> [WORK TASK] Count the lines below that contain the word "detection", and report only that number.

<<<<

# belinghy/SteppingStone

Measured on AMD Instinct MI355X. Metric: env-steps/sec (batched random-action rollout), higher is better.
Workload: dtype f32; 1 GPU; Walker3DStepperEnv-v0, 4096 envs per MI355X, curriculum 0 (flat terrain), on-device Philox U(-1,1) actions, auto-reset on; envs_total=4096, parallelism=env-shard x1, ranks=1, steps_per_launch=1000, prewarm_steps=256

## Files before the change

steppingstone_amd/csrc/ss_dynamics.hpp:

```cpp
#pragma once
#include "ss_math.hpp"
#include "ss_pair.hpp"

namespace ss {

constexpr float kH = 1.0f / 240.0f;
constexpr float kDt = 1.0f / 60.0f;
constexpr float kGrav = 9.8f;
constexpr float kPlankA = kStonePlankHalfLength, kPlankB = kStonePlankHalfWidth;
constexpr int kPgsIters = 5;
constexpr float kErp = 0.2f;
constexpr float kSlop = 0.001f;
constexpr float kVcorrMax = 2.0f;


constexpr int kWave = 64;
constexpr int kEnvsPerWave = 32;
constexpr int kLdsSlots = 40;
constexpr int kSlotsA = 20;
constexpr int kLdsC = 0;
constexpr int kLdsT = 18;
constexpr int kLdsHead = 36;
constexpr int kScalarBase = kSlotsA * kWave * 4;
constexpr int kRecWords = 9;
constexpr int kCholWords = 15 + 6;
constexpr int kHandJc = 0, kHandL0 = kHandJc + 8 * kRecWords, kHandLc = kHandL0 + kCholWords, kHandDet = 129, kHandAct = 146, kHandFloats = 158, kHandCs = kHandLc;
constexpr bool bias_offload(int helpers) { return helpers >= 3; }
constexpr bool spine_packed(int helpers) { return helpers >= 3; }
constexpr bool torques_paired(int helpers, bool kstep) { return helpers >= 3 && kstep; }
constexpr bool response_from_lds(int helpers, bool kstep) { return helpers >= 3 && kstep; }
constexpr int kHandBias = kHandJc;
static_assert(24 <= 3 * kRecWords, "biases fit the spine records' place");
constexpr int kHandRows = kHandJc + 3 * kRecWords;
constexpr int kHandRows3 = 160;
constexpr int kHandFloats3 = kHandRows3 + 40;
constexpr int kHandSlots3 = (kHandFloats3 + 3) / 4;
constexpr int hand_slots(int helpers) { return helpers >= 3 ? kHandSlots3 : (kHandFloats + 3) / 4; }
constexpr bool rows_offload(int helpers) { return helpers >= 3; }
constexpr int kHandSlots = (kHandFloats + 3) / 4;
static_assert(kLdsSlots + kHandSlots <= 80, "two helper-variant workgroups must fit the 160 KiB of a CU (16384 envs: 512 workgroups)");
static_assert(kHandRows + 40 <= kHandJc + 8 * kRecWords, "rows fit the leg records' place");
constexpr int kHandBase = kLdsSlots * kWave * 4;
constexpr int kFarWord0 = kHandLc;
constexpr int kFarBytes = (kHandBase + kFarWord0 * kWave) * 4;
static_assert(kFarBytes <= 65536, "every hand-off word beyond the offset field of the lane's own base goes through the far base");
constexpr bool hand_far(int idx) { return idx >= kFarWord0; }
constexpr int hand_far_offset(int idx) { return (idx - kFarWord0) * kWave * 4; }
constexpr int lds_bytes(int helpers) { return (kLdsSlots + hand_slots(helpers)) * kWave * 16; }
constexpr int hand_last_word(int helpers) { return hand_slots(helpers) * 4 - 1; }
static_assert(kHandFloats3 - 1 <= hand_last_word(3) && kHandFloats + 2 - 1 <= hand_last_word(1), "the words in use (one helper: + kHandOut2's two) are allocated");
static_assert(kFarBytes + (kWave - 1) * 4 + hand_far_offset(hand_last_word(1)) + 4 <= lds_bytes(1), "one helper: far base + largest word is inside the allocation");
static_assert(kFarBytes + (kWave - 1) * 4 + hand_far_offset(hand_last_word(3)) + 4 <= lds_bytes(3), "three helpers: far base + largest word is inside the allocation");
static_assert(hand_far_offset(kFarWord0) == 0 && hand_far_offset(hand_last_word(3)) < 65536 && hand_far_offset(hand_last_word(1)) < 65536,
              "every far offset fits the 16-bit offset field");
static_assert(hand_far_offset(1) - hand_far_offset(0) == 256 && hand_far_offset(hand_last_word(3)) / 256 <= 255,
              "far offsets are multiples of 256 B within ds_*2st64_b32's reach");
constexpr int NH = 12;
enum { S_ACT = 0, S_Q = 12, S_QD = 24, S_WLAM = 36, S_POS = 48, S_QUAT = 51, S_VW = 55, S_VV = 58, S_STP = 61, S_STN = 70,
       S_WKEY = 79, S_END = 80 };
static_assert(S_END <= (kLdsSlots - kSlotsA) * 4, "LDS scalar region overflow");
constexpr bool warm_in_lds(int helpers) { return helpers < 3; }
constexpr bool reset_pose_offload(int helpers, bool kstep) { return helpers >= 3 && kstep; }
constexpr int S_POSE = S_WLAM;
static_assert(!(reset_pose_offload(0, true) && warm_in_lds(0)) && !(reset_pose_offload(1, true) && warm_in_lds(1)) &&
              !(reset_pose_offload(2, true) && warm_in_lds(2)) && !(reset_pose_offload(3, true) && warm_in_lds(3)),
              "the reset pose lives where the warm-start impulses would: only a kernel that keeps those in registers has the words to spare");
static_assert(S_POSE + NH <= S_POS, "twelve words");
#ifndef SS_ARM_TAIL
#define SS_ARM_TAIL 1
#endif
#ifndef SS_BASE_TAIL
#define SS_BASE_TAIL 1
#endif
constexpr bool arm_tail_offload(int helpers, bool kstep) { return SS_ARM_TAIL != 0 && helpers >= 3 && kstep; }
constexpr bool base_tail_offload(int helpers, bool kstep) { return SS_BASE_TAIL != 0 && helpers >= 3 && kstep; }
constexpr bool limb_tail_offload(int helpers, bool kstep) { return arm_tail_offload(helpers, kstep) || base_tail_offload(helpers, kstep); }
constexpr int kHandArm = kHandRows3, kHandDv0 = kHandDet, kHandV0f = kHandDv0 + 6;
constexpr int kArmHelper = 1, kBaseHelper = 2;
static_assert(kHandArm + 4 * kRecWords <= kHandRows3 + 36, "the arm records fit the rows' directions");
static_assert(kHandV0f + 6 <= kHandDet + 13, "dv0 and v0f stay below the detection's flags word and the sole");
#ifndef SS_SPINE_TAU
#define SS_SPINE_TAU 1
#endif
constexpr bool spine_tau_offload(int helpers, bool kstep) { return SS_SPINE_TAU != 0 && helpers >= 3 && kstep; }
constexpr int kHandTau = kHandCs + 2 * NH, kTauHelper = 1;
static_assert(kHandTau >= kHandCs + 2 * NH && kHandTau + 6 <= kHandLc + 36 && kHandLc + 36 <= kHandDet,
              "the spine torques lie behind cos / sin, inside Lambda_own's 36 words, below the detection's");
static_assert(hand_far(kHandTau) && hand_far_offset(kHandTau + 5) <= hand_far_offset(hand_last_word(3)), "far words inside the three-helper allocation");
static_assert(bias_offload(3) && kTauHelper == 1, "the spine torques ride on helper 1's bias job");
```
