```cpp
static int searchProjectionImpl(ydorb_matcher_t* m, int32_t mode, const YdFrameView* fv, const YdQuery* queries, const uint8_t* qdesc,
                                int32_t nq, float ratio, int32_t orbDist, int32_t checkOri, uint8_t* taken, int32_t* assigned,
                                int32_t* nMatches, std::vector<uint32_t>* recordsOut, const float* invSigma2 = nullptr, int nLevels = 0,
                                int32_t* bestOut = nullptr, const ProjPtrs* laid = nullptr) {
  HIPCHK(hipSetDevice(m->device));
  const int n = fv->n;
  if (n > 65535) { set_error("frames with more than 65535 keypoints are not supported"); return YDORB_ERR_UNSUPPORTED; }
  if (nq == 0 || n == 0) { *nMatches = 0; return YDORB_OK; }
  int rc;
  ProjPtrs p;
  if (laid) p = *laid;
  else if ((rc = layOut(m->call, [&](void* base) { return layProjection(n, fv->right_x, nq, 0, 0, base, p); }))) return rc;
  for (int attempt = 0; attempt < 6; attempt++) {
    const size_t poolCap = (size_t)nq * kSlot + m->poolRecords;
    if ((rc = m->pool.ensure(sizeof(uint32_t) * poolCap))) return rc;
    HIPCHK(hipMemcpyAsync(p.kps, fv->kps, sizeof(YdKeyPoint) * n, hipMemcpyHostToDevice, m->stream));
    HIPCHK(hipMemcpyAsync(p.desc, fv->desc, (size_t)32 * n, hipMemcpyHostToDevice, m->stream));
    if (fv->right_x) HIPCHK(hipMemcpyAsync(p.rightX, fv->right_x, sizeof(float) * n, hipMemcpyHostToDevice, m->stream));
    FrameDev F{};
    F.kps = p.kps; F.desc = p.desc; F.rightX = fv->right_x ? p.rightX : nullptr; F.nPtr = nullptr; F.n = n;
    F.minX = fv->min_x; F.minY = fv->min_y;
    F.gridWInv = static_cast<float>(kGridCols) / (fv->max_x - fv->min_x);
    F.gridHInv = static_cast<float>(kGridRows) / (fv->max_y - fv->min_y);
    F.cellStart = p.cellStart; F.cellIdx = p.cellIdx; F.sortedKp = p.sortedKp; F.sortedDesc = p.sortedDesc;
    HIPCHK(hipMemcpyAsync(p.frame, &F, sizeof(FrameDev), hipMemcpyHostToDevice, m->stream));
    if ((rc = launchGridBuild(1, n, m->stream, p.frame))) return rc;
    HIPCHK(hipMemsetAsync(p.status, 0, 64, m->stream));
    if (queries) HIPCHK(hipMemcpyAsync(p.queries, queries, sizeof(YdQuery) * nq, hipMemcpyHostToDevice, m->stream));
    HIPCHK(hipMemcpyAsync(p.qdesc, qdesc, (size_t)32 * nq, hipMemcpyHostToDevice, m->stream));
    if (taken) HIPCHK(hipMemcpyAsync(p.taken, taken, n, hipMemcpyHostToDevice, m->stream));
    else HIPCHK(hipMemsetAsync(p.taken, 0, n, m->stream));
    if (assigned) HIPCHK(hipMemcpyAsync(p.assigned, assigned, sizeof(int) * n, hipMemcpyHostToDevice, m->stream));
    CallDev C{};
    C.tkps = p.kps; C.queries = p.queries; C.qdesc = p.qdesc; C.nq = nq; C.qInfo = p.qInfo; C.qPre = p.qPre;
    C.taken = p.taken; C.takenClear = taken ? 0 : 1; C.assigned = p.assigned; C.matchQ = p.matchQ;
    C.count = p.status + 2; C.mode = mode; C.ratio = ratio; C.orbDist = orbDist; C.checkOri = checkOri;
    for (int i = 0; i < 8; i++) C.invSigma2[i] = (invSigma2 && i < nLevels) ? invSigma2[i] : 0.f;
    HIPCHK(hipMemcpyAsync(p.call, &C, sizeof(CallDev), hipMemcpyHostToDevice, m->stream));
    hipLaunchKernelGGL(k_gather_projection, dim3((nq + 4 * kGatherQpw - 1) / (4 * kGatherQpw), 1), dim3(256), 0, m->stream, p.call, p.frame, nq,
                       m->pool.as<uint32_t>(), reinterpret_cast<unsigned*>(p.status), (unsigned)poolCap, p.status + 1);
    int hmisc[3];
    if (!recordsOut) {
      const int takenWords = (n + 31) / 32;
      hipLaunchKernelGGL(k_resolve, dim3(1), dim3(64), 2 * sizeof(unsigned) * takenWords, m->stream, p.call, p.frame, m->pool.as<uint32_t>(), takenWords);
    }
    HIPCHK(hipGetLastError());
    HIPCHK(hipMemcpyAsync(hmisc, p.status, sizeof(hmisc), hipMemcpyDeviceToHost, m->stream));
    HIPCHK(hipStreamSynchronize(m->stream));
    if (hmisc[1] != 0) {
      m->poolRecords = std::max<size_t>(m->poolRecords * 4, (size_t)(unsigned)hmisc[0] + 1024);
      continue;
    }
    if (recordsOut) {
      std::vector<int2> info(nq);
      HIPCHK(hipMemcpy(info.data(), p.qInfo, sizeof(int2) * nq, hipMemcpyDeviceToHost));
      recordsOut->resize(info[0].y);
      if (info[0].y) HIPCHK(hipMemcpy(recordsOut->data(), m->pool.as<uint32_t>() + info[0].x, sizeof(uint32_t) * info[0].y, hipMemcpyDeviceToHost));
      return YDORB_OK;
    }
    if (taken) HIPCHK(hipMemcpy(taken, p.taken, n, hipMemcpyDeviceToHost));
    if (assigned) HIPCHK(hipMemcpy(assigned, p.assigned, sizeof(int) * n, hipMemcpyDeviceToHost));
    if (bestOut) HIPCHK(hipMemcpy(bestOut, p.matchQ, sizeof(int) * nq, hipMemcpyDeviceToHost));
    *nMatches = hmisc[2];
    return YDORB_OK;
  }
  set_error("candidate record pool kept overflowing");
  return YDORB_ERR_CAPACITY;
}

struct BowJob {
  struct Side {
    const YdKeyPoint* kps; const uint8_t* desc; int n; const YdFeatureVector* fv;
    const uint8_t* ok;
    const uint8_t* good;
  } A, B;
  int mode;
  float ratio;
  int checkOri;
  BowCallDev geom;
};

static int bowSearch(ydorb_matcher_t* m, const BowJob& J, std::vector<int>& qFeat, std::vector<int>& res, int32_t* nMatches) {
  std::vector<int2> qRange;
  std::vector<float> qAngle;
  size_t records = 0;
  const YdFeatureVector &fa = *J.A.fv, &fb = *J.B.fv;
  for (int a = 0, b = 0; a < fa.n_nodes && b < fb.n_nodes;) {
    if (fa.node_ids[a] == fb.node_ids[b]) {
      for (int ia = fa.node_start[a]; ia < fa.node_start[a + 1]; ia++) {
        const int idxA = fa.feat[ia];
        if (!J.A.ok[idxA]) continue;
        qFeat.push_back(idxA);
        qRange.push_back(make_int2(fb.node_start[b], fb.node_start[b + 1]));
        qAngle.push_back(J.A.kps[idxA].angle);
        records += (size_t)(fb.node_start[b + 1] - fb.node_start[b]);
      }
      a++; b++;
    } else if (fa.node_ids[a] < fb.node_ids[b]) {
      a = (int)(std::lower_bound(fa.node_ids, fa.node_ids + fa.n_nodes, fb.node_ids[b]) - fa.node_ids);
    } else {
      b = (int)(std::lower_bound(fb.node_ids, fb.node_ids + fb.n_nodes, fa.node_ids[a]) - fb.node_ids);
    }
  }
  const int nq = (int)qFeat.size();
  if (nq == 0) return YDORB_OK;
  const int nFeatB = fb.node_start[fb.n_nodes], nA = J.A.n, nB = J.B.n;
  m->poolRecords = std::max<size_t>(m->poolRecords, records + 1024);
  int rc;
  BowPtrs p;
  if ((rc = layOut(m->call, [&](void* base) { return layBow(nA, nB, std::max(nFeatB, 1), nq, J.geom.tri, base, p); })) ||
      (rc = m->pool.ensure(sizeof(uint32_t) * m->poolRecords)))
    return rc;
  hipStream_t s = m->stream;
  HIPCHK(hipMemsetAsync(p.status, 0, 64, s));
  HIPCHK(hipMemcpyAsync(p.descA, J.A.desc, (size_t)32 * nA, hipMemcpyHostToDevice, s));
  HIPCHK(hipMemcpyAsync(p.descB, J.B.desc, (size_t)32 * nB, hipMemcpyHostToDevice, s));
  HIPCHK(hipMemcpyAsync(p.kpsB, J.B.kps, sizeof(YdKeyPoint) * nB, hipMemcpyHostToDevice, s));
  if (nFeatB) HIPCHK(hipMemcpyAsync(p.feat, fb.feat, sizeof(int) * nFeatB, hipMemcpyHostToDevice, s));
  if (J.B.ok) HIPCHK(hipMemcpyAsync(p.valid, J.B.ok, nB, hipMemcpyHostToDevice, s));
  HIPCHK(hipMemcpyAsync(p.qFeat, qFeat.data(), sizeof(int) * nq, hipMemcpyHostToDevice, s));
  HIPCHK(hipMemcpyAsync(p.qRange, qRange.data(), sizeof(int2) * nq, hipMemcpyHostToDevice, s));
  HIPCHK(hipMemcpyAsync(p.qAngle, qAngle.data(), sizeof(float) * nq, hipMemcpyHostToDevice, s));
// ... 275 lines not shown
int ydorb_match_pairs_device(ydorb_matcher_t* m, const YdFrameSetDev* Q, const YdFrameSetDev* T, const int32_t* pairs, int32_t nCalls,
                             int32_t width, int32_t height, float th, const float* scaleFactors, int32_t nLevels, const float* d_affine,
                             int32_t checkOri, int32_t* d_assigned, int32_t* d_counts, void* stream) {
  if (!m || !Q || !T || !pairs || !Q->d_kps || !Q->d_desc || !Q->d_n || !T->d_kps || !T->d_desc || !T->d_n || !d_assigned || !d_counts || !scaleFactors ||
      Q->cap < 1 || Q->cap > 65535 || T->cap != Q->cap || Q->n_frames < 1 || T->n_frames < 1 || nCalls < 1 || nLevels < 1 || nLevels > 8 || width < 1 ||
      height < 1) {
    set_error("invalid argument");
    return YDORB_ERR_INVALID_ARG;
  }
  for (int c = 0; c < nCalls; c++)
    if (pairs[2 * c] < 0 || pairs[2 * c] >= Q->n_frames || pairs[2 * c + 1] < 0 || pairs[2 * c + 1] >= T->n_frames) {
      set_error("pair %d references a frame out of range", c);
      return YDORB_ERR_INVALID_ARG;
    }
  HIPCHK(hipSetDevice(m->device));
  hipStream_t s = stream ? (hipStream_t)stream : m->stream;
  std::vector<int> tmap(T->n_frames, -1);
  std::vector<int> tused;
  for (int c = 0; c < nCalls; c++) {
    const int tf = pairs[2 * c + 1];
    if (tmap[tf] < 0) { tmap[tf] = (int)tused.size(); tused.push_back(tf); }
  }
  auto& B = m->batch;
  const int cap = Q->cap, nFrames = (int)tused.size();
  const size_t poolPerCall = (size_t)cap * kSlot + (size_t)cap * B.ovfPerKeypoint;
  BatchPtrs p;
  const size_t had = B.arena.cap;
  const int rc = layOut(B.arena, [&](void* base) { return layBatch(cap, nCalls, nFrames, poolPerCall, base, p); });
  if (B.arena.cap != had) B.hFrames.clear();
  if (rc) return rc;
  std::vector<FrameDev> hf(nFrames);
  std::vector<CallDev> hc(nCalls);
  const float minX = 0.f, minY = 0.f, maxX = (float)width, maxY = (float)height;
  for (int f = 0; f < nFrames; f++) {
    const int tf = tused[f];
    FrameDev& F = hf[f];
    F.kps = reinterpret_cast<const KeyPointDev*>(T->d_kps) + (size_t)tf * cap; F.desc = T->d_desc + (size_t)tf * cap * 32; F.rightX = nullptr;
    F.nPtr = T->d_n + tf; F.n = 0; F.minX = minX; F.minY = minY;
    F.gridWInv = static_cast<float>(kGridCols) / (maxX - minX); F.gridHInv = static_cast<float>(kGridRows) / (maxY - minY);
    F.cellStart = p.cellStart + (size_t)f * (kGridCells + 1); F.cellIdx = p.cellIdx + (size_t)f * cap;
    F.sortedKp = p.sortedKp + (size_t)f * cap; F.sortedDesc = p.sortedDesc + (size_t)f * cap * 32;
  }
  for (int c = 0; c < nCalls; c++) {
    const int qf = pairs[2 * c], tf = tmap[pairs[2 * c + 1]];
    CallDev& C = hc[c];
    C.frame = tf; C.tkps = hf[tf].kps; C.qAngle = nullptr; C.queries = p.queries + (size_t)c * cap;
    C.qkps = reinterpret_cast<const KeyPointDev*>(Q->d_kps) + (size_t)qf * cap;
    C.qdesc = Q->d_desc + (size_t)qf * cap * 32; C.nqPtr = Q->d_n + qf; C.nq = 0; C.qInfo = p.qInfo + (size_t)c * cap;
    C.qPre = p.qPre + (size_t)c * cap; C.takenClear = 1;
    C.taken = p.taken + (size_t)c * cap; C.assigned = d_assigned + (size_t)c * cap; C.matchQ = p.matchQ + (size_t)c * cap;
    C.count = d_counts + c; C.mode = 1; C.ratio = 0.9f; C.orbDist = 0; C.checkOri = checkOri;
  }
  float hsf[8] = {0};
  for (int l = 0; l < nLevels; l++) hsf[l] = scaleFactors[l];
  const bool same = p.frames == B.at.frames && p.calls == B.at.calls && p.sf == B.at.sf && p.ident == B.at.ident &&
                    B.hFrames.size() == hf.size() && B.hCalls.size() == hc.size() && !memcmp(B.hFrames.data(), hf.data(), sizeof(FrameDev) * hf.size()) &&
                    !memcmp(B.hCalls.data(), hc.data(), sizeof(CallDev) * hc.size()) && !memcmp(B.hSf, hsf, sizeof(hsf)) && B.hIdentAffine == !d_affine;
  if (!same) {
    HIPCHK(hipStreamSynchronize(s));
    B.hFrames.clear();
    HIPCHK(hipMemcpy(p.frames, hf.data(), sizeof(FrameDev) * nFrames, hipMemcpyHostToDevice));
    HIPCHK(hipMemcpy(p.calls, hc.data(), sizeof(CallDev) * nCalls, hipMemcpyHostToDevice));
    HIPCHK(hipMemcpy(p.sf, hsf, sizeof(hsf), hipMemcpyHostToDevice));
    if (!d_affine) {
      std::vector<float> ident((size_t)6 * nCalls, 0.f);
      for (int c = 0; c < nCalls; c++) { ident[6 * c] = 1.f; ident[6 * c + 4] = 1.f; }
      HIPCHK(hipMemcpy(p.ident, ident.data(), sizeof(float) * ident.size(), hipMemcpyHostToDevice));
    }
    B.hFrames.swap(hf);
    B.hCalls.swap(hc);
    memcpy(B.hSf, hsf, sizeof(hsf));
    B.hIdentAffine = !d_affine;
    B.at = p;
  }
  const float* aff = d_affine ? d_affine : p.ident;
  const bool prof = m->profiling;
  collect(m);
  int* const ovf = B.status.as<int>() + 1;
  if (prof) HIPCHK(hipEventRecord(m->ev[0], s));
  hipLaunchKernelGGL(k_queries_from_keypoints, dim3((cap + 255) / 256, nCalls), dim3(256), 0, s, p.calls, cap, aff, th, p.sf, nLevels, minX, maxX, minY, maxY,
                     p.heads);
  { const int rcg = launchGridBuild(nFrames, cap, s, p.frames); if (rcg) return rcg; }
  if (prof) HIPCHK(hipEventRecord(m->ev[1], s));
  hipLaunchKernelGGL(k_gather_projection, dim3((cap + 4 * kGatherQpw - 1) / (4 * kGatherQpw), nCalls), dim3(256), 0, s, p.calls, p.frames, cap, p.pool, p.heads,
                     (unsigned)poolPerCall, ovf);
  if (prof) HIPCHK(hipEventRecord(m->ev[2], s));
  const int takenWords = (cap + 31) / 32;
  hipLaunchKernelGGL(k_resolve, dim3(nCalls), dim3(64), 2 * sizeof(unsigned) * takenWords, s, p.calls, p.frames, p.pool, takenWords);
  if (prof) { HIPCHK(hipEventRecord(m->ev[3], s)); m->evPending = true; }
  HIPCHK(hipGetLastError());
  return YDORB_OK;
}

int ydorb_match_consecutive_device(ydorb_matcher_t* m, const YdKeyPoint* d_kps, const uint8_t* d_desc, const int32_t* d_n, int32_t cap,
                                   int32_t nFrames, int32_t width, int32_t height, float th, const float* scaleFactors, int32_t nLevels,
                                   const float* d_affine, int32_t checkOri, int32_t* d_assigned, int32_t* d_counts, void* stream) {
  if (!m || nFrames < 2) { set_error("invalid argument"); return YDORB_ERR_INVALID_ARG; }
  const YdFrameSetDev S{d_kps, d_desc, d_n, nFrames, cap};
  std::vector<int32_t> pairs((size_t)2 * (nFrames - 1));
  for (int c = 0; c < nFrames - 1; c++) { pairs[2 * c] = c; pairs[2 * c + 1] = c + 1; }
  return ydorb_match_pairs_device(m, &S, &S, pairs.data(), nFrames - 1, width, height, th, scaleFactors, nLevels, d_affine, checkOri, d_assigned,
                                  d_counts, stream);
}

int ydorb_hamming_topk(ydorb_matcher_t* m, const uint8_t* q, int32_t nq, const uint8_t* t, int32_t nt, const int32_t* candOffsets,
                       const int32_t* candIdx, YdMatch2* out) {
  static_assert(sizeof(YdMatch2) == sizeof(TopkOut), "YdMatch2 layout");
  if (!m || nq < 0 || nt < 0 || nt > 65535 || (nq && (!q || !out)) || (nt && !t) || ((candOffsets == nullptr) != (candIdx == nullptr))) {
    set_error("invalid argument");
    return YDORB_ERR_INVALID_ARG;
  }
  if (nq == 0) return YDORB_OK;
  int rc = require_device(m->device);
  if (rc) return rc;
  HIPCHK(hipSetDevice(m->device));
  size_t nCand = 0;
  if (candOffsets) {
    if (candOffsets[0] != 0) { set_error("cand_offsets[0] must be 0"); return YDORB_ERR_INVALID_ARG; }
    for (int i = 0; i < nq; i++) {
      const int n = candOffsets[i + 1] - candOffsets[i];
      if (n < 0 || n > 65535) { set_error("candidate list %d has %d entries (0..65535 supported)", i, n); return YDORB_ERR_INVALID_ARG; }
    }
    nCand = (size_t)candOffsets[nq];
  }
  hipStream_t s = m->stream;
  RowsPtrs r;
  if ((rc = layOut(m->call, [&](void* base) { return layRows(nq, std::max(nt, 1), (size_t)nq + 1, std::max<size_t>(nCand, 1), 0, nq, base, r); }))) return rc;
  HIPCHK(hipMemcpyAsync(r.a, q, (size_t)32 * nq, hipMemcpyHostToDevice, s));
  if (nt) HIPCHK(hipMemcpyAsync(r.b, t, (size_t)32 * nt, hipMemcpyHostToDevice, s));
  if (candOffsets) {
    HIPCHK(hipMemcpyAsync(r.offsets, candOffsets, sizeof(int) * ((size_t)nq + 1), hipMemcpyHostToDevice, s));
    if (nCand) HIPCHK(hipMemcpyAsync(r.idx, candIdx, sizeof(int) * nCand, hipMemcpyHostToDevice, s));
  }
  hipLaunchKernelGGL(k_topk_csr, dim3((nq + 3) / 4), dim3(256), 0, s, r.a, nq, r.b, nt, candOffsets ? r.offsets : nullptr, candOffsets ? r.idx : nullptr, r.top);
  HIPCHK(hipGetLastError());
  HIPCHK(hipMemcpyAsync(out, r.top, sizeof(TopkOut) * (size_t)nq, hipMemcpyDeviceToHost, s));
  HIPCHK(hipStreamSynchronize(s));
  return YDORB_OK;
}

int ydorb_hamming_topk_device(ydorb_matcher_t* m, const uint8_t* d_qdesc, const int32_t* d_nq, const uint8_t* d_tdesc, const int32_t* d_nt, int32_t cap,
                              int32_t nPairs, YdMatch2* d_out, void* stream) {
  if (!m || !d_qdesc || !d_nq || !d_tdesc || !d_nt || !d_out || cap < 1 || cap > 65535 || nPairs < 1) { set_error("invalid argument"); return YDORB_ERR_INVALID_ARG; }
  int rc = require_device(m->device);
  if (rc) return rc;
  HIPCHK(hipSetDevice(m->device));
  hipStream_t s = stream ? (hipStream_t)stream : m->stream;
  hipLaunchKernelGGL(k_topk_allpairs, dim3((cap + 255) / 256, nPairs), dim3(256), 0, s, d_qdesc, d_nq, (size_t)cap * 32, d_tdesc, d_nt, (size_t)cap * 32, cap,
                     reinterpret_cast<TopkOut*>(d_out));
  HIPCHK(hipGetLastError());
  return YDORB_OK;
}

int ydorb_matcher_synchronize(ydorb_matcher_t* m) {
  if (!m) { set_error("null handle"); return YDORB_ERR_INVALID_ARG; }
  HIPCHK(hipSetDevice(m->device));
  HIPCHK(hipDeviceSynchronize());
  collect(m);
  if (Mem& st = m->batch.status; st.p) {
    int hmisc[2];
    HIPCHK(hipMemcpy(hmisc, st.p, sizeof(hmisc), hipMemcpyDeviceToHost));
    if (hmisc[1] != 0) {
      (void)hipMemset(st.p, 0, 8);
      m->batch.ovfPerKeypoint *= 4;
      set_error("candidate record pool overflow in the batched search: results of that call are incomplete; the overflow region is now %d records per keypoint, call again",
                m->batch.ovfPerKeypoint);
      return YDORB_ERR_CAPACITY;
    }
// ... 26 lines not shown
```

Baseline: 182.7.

>>>>

> [WRITTEN ANSWER] 2